▸ Problem requirements
Every line of the entries below that includes "keep" belongs in the answer, copied as written.

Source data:
template <bool A_MN, bool B_MN, int EPI, int CL>
__global__ void __launch_bounds__(384, 1)
gemm_sm90_kernel(const __grid_constant__ CUtensorMap tmA, const __grid_constant__ CUtensorMap tmA2, const __grid_constant__ CUtensorMap tmB, const GemmParams p) {
  using Cfg = GemmCfg<EPI>;
  constexpr bool GEGLU = EPI == EPI_GEGLU || EPI == EPI_GEGLU_DROP;
  constexpr int BN = GEMM_BN;
  constexpr int STAGES = Cfg::STAGES;
  static_assert(Cfg::STAGE_BYTES % 1024 == 0 && 2 * STAGES <= 32, "stage alignment / barrier area");
  extern __shared__ __align__(1024) uint8_t smem_raw[];
  uint8_t* smem = smem_raw;
  if (threadIdx.x == 0 && (smem_u32(smem) & 1023u) != 0) __trap();
  uint8_t* acc = smem + STAGES * Cfg::STAGE_BYTES;
  uint8_t* staging = acc + Cfg::ACC_BYTES;
  uint64_t* bars = reinterpret_cast<uint64_t*>(staging + Cfg::STAGING);
  uint64_t* full_bar = bars;
  uint64_t* empty_bar = bars + STAGES;

  const int warp = threadIdx.x >> 5, lane = threadIdx.x & 31;
  const int m_tiles = (p.M + GEMM_BM - 1) / GEMM_BM;
  const int n_tiles = (p.N + BN - 1) / BN;
  const int kb_total = (p.K + GEMM_BK - 1) / GEMM_BK;
  const int kb_per_split = (kb_total + p.k_splits - 1) / p.k_splits;
  const int m_units = (m_tiles + CL - 1) / CL;
  const int unit_items = m_units * n_tiles;
  const int num_items = unit_items * p.k_splits;
  const int cta_rank = CL > 1 ? (int)cluster_ctarank() : 0;
  const int first_item = blockIdx.x / CL, item_stride = gridDim.x / CL;

  if (threadIdx.x == 0) {
    tma_prefetch_desc(&tmA);
    tma_prefetch_desc(&tmB);
    for (int s = 0; s < STAGES; ++s) { mbar_init(&full_bar[s], 1); mbar_init(&empty_bar[s], 4 * CL); }
    mbar_fence_init();
  }
  __syncthreads();
  if constexpr (CL > 1) cluster_sync_all();

  if (warp < 4) {
    setmaxnreg_dec<40>();
    if (threadIdx.x == 0) {
      int stage = 0; uint32_t phase = 0;
      for (int item = first_item; item < num_items; item += item_stride) {
        const int split = item / unit_items;
        const int rem = item - split * unit_items;
        const int m_unit = rem / n_tiles, n_blk = rem - m_unit * n_tiles;
        const int m_blk = m_unit * CL + cta_rank;
        const int kb0 = split * kb_per_split;
        const int kb1 = min(kb0 + kb_per_split, kb_total);
        for (int kb = kb0; kb < kb1; ++kb) {
          mbar_wait(&empty_bar[stage], phase ^ 1);
          uint8_t* sA = smem + stage * Cfg::STAGE_BYTES;
          uint8_t* sB = sA + Cfg::A_BYTES;
          mbar_expect_tx(&full_bar[stage], Cfg::STAGE_BYTES);
          if (!A_MN) {
            if (kb * GEMM_BK < p.K1) tma_load_2d(&tmA, &full_bar[stage], sA, kb * GEMM_BK, m_blk * GEMM_BM);
            else tma_load_2d(&tmA2, &full_bar[stage], sA, kb * GEMM_BK - p.K1, m_blk * GEMM_BM);
          } else {
#pragma unroll
            for (int a = 0; a < GEMM_BM / 64; ++a)
              tma_load_2d(&tmA, &full_bar[stage], sA + a * (GEMM_BK * 128), m_blk * GEMM_BM + a * 64, kb * GEMM_BK);
          }
          if constexpr (CL > 1) {
            if (!B_MN) tma_load_2d_multicast(&tmB, &full_bar[stage], sB + cta_rank * (64 * 128), kb * GEMM_BK, n_blk * BN + cta_rank * 64, (uint16_t)3);
            else tma_load_2d_multicast(&tmB, &full_bar[stage], sB + cta_rank * (GEMM_BK * 128), n_blk * BN + cta_rank * 64, kb * GEMM_BK, (uint16_t)3);
          } else if (!B_MN) {
            tma_load_2d(&tmB, &full_bar[stage], sB, kb * GEMM_BK, n_blk * BN);
          } else {
#pragma unroll
            for (int a = 0; a < BN / 64; ++a)
              tma_load_2d(&tmB, &full_bar[stage], sB + a * (GEMM_BK * 128), n_blk * BN + a * 64, kb * GEMM_BK);
          }
          if (++stage == STAGES) { stage = 0; phase ^= 1; }
        }
      }
    }
  } else {
    setmaxnreg_inc<232>();
    constexpr int BAR_TILE = 1, BAR_MMA = 3, BAR_ACC = 5;
    const int cw = (warp >> 2) - 1;
    const int quad = warp & 3;
    uint8_t* sw = staging + ((GEGLU ? 4 * cw : 0) + quad) * Cfg::STG_WARP;
    const int erow = quad * 32 + lane;
    int stage = 0; uint32_t phase = 0;
    auto release = [&](int s) {
      __syncwarp();
      if (lane == 0) {
        if constexpr (CL > 1) { mbar_arrive_cluster(&empty_bar[s], 0); mbar_arrive_cluster(&empty_bar[s], 1); }
        else mbar_arrive(&empty_bar[s]);
      }
    };
    int nth = 0;
    for (int item = first_item; item < num_items; item += item_stride, ++nth) {
      const int split = item / unit_items;
      const int rem = item - split * unit_items;
      const int m_unit = rem / n_tiles, n_blk = rem - m_unit * n_tiles;
      const int m_blk = m_unit * CL + cta_rank;
      const int kb0 = split * kb_per_split;
      const int kb1 = min(kb0 + kb_per_split, kb_total);
      if ((nth & 1) != cw) {
        const int s = stage + (kb1 - kb0);
        stage = s % STAGES;
        phase ^= (uint32_t)(s / STAGES) & 1u;
        continue;
      }
      const bool has_next = item + item_stride < num_items;
      if (nth > 0) named_bar_sync(BAR_MMA + cw, 256);
      float d0[64], d1[64];
#pragma unroll
      for (int i = 0; i < 64; ++i) { d0[i] = 0.f; d1[i] = 0.f; }
      int prev_stage = -1;
      for (int kb = kb0; kb < kb1; ++kb) {
        mbar_wait(&full_bar[stage], phase);
        const uint32_t sA = smem_u32(smem + stage * Cfg::STAGE_BYTES);
        const uint32_t sB = sA + Cfg::A_BYTES;
        wgmma_reg_fence(d0);
        wgmma_reg_fence(d1);
        wgmma_fence();
#pragma unroll
        for (int k = 0; k < GEMM_BK / GEMM_UK; ++k) {
          const uint64_t db = B_MN ? wgmma_desc_sw128(sB + k * (GEMM_UK * 128), GEMM_BK * 128, 1024)
                                   : wgmma_desc_sw128(sB + k * (GEMM_UK * 2), 16, 1024);
          const uint64_t da0 = A_MN ? wgmma_desc_sw128(sA + k * (GEMM_UK * 128), GEMM_BK * 128, 1024)
                                    : wgmma_desc_sw128(sA + k * (GEMM_UK * 2), 16, 1024);
          const uint64_t da1 = A_MN ? wgmma_desc_sw128(sA + GEMM_BK * 128 + k * (GEMM_UK * 128), GEMM_BK * 128, 1024)
                                    : wgmma_desc_sw128(sA + 64 * 128 + k * (GEMM_UK * 2), 16, 1024);
          const uint32_t acc_flag = (kb > kb0 || k > 0) ? 1u : 0u;
          wgmma_m64n128_ss<A_MN ? 1 : 0, B_MN ? 1 : 0>(d0, da0, db, acc_flag);
          wgmma_m64n128_ss<A_MN ? 1 : 0, B_MN ? 1 : 0>(d1, da1, db, acc_flag);
        }
        wgmma_commit();
        wgmma_wait<1>();
        if (prev_stage >= 0) release(prev_stage);
        prev_stage = stage;
        if (++stage == STAGES) { stage = 0; phase ^= 1; }
      }
      if (has_next) named_bar_arrive(BAR_MMA + (cw ^ 1), 256);
      wgmma_wait<0>();
      wgmma_reg_fence(d0);
      wgmma_reg_fence(d1);
      if (prev_stage >= 0) release(prev_stage);

      if (nth > 0) named_bar_sync(BAR_ACC + cw, 256);
      {
        const int r0 = quad * 16 + (lane >> 2);
#pragma unroll
        for (int q = 0; q < 16; ++q) {
          const int c = 8 * q + 2 * (lane & 3);
          *reinterpret_cast<float2*>(acc + acc_off(r0, c)) = make_float2(d0[4 * q], d0[4 * q + 1]);
          *reinterpret_cast<float2*>(acc + acc_off(r0 + 8, c)) = make_float2(d0[4 * q + 2], d0[4 * q + 3]);
          *reinterpret_cast<float2*>(acc + acc_off(r0 + 64, c)) = make_float2(d1[4 * q], d1[4 * q + 1]);
          *reinterpret_cast<float2*>(acc + acc_off(r0 + 72, c)) = make_float2(d1[4 * q + 2], d1[4 * q + 3]);
        }
      }
      named_bar_sync(BAR_TILE + cw, 128);

      const int wrow0 = m_blk * GEMM_BM + quad * 32;
      const int row = wrow0 + lane;
      const bool row_ok = row < p.M;
      const int rows_valid = min(32, p.M - wrow0);
      const int col0 = n_blk * BN;
      int qk_pos = 0;
      if constexpr (EPI == EPI_QKVG) { qk_pos = row_ok ? p.rope_pos[row] : 0; }
      if constexpr (EPI == EPI_RESID) { qk_pos = (row_ok && p.cond_row) ? p.cond_row[row] : -1; }

      if constexpr (EPI == EPI_STORE) {
#pragma unroll 1
        for (int c = 0; c < BN / 32; ++c) {
          const int cbase = col0 + c * 32;
          if (cbase >= p.N) break;
          uint32_t r[32];
          acc_ld32(acc, erow, c * 32, r);
          store_slice(p, sw, lane, r, cbase, [&](int i) { return wrow0 + i; });
        }
      } else if constexpr (EPI == EPI_QKVG) {
        const int tps = p.H >> 1;
        const int kind = n_blk / tps;
        const int tis = n_blk - kind * tps;
        const long long HI = (long long)p.H * 64;
        if (kind <= 1) {
          const float* gamma = kind == 0 ? p.q_gamma : p.k_gamma;
          __nv_bfloat16* dstm = kind == 0 ? p.q : p.k;
          const float2* cs = p.rope_cs + qk_pos;
#pragma unroll
          for (int hh = 0; hh < 2; ++hh) {
            uint32_t r0[32], r1[32];
            acc_ld32(acc, erow, hh * 64, r0);
            acc_ld32(acc, erow, hh * 64 + 32, r1);
            float ss = 0.f;
#pragma unroll
            for (int j = 0; j < 32; ++j) { float a = __uint_as_float(r0[j]), b = __uint_as_float(r1[j]); ss += a * a + b * b; }
            const float inv = 1.f / fmaxf(sqrtf(ss), 1e-12f);
            const int head = tis * 2 + hh;
            if (row_ok) p.qk_inv[(long long)row * 2 * p.H + kind * p.H + head] = inv;
            const float sc = inv * 8.f;
            uint32_t outw[32];
#pragma unroll
            for (int dh = 0; dh < 2; ++dh) {
              uint32_t* rr = dh == 0 ? r0 : r1;
#pragma unroll
              for (int i = 0; i < 16; ++i) {
                const int d0 = dh * 32 + 2 * i;
                const float2 gm = *reinterpret_cast<const float2*>(gamma + d0);
                const float y0 = __uint_as_float(rr[2 * i]) * sc * (gm.x + 1.f);
                const float y1 = __uint_as_float(rr[2 * i + 1]) * sc * (gm.y + 1.f);
                const float2 cc = cs[(long long)(dh * 16 + i) * p.rope_len];
                outw[dh * 16 + i] = pack_bf16(y0 * cc.x - y1 * cc.y, y1 * cc.x + y0 * cc.y);
              }
            }
            stg_put<8>(sw, lane, outw);
            __syncwarp();
            if (kind == 1 && p.kv_rows) stg_store_rows<8>(sw, lane, reinterpret_cast<uint8_t*>(dstm + head * 64), HI * 2, rows_valid, p.kv_rows + wrow0);
            else stg_store<8>(sw, lane, reinterpret_cast<uint8_t*>(dstm + (long long)wrow0 * HI + head * 64), HI * 2, rows_valid);
            __syncwarp();
          }
        } else if (kind == 2) {
#pragma unroll
          for (int c = 0; c < 2; ++c) {
            uint32_t r0[32], r1[32], w[32];
            acc_ld32(acc, erow, c * 64, r0);
            acc_ld32(acc, erow, c * 64 + 32, r1);
#pragma unroll
            for (int j = 0; j < 16; ++j) {
              w[j] = pack_bf16(__uint_as_float(r0[2 * j]), __uint_as_float(r0[2 * j + 1]));
              w[16 + j] = pack_bf16(__uint_as_float(r1[2 * j]), __uint_as_float(r1[2 * j + 1]));
            }
            stg_put<8>(sw, lane, w);
            __syncwarp();
            if (p.kv_rows) stg_store_rows<8>(sw, lane, reinterpret_cast<uint8_t*>(p.v + tis * 128 + c * 64), HI * 2, rows_valid, p.kv_rows + wrow0);
            else stg_store<8>(sw, lane, reinterpret_cast<uint8_t*>(p.v + (long long)wrow0 * HI + tis * 128 + c * 64), HI * 2, rows_valid);
            __syncwarp();
          }
        } else {
          uint32_t r[32];
          acc_ld32(acc, erow, 0, r);
          if (row_ok) {
            float* dst = p.gates + (long long)row * p.H;
#pragma unroll
            for (int j = 0; j < 32; ++j) if (j < p.H) dst[j] = __uint_as_float(r[j]);
            if (p.mix_pre) {
              float* dm = p.mix_pre + (long long)row * p.H;
#pragma unroll
              for (int j = 0; j < 32; ++j) if (j >= p.H && j < 2 * p.H) dm[j - p.H] = __uint_as_float(r[j]);
            }
          }
        }
      } else if constexpr (EPI == EPI_RESID) {
        const int crow = qk_pos;
        const float* zrow = (p.zgate && crow >= 0) ? p.zgate + (long long)crow * p.zgate_ld : nullptr;
        uint8_t* swb = sw + 4096;
        uint4 xres[8];
        auto fetch = [&](int sl) {
          stg_fetch(lane, reinterpret_cast<const uint8_t*>(p.x_res + (long long)wrow0 * p.N + col0 + sl * 32), (long long)p.N * 4,
                    col0 + sl * 32 < p.N ? rows_valid : 0, xres);
        };
        fetch(0);
#pragma unroll 1
        for (int sl = 0; sl < BN / 32; ++sl) {
          const int cbase = col0 + sl * 32;
          if (cbase >= p.N) break;
          __syncwarp();
          stg_fill(sw, lane, xres);
          if (sl + 1 < BN / 32) fetch(sl + 1);
          uint32_t r[32];
          acc_ld32(acc, erow, sl * 32, r);
          float y[32];
#pragma unroll
          for (int j = 0; j < 32; ++j) y[j] = __uint_as_float(r[j]);
          if (p.bias) {
#pragma unroll
            for (int j = 0; j < 32; j += 4) { const float4 b = *reinterpret_cast<const float4*>(p.bias + cbase + j); y[j] += b.x; y[j + 1] += b.y; y[j + 2] += b.z; y[j + 3] += b.w; }
          }
          if (p.y_bf16) {
            stg64_put_pack(swb, lane, y);
            __syncwarp();
            stg64_store(swb, lane, reinterpret_cast<uint8_t*>(p.y_bf16 + (long long)wrow0 * p.N + cbase), (long long)p.N * 2, rows_valid);
            __syncwarp();
          }
          {
            uint32_t xrv[32];
            __syncwarp();
            stg_get<8>(sw, lane, xrv);
            if (zrow) {
#pragma unroll
              for (int j = 0; j < 32; j += 4) {
                const float4 s4 = *reinterpret_cast<const float4*>(zrow + cbase + j);
                y[j] = __uint_as_float(xrv[j]) + y[j] * s4.x; y[j + 1] = __uint_as_float(xrv[j + 1]) + y[j + 1] * s4.y;
                y[j + 2] = __uint_as_float(xrv[j + 2]) + y[j + 2] * s4.z; y[j + 3] = __uint_as_float(xrv[j + 3]) + y[j + 3] * s4.w;
              }
            } else if (p.ls) {
#pragma unroll
              for (int j = 0; j < 32; j += 4) {
                const float4 s4 = *reinterpret_cast<const float4*>(p.ls + cbase + j);
                y[j] = __uint_as_float(xrv[j]) + y[j] * (s4.x + 1.f); y[j + 1] = __uint_as_float(xrv[j + 1]) + y[j + 1] * (s4.y + 1.f);
                y[j + 2] = __uint_as_float(xrv[j + 2]) + y[j + 2] * (s4.z + 1.f); y[j + 3] = __uint_as_float(xrv[j + 3]) + y[j + 3] * (s4.w + 1.f);
              }
            } else {
#pragma unroll
              for (int j = 0; j < 32; ++j) y[j] += __uint_as_float(xrv[j]);
            }
          }
          if (p.x_out)
#pragma unroll
          for (int hfc = 0; hfc < 2; ++hfc) {
            uint32_t w16[16];
#pragma unroll
            for (int j = 0; j < 16; ++j) w16[j] = __float_as_uint(y[hfc * 16 + j]);
            __syncwarp();
            stg64_put(swb, lane, w16);
            __syncwarp();
            stg64_store(swb, lane, reinterpret_cast<uint8_t*>(p.x_out + (long long)wrow0 * p.N + cbase + hfc * 16), (long long)p.N * 4, rows_valid);
          }
          if (p.x_out_bf16) {
            __syncwarp();
            stg64_put_pack(swb, lane, y);
            __syncwarp();
            stg64_store(swb, lane, reinterpret_cast<uint8_t*>(p.x_out_bf16 + (long long)wrow0 * p.N + cbase), (long long)p.N * 2, rows_valid);
          }
          __syncwarp();
        }
      } else if constexpr (GEGLU) {
        uint32_t keep[2] = {0u, 0u};
        if constexpr (EPI == EPI_GEGLU_DROP) {
          const uint32_t k0 = __ldg(p.drop.key), k1 = __ldg(p.drop.key + 1);
#pragma unroll
          for (int q = 0; q < 8; ++q) keep[q >> 2] |= drop_keep8(p.drop, k0, k1, DROP_SITE_FFN, 0, (uint32_t)row, (uint32_t)(n_blk * 8 + q)) << (8 * (q & 3));
        }
        uint32_t ra[4][32];
#pragma unroll
        for (int q = 0; q < 4; ++q) acc_ld32(acc, erow, q * 32, ra[q]);
        if (has_next) named_bar_arrive(BAR_ACC + (cw ^ 1), 256);
#pragma unroll
        for (int c = 0; c < 2; ++c) {
          const int cv = col0 + c * 32, cg = cv + 64;
          if (cv >= p.N) break;
          float v[32], g[32];
#pragma unroll
          for (int j = 0; j < 32; ++j) { v[j] = __uint_as_float(ra[c][j]) + p.bias[cv + j]; g[j] = __uint_as_float(ra[2 + c][j]) + p.bias[cg + j]; }
          __syncwarp();
          stg64_put_pack(sw, lane, v);
          __syncwarp();
          stg64_store(sw, lane, reinterpret_cast<uint8_t*>(p.vg + (long long)wrow0 * p.N + cv), (long long)p.N * 2, rows_valid);
          __syncwarp();
          stg64_put_pack(sw, lane, g);
          __syncwarp();
          stg64_store(sw, lane, reinterpret_cast<uint8_t*>(p.vg + (long long)wrow0 * p.N + cg), (long long)p.N * 2, rows_valid);
#pragma unroll
          for (int j = 0; j < 32; j += 2) {
            const float2 o = geglu_pair(make_float2(g[j], g[j + 1]), make_float2(v[j], v[j + 1]));
            g[j] = o.x; g[j + 1] = o.y;
          }
          if constexpr (EPI == EPI_GEGLU_DROP) {
#pragma unroll
            for (int j = 0; j < 32; ++j) g[j] = (keep[c] >> j) & 1u ? g[j] * p.drop.scale : 0.f;
          }
          __syncwarp();
          stg64_put_pack(sw, lane, g);
          __syncwarp();
          stg64_store(sw, lane, reinterpret_cast<uint8_t*>(p.h + (long long)wrow0 * (p.N / 2) + n_blk * 64 + c * 32), (long long)p.N, rows_valid);
          __syncwarp();
        }
      }
      if (!GEGLU && has_next) named_bar_arrive(BAR_ACC + (cw ^ 1), 256);
    }
  }
  if constexpr (CL > 1) {
    __syncthreads();
    cluster_sync_all();
  }
}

▸ Solution below
        uint32_t keep[2] = {0u, 0u};
          for (int q = 0; q < 8; ++q) keep[q >> 2] |= drop_keep8(p.drop, k0, k1, DROP_SITE_FFN, 0, (uint32_t)row, (uint32_t)(n_blk * 8 + q)) << (8 * (q & 3));
            for (int j = 0; j < 32; ++j) g[j] = (keep[c] >> j) & 1u ? g[j] * p.drop.scale : 0.f;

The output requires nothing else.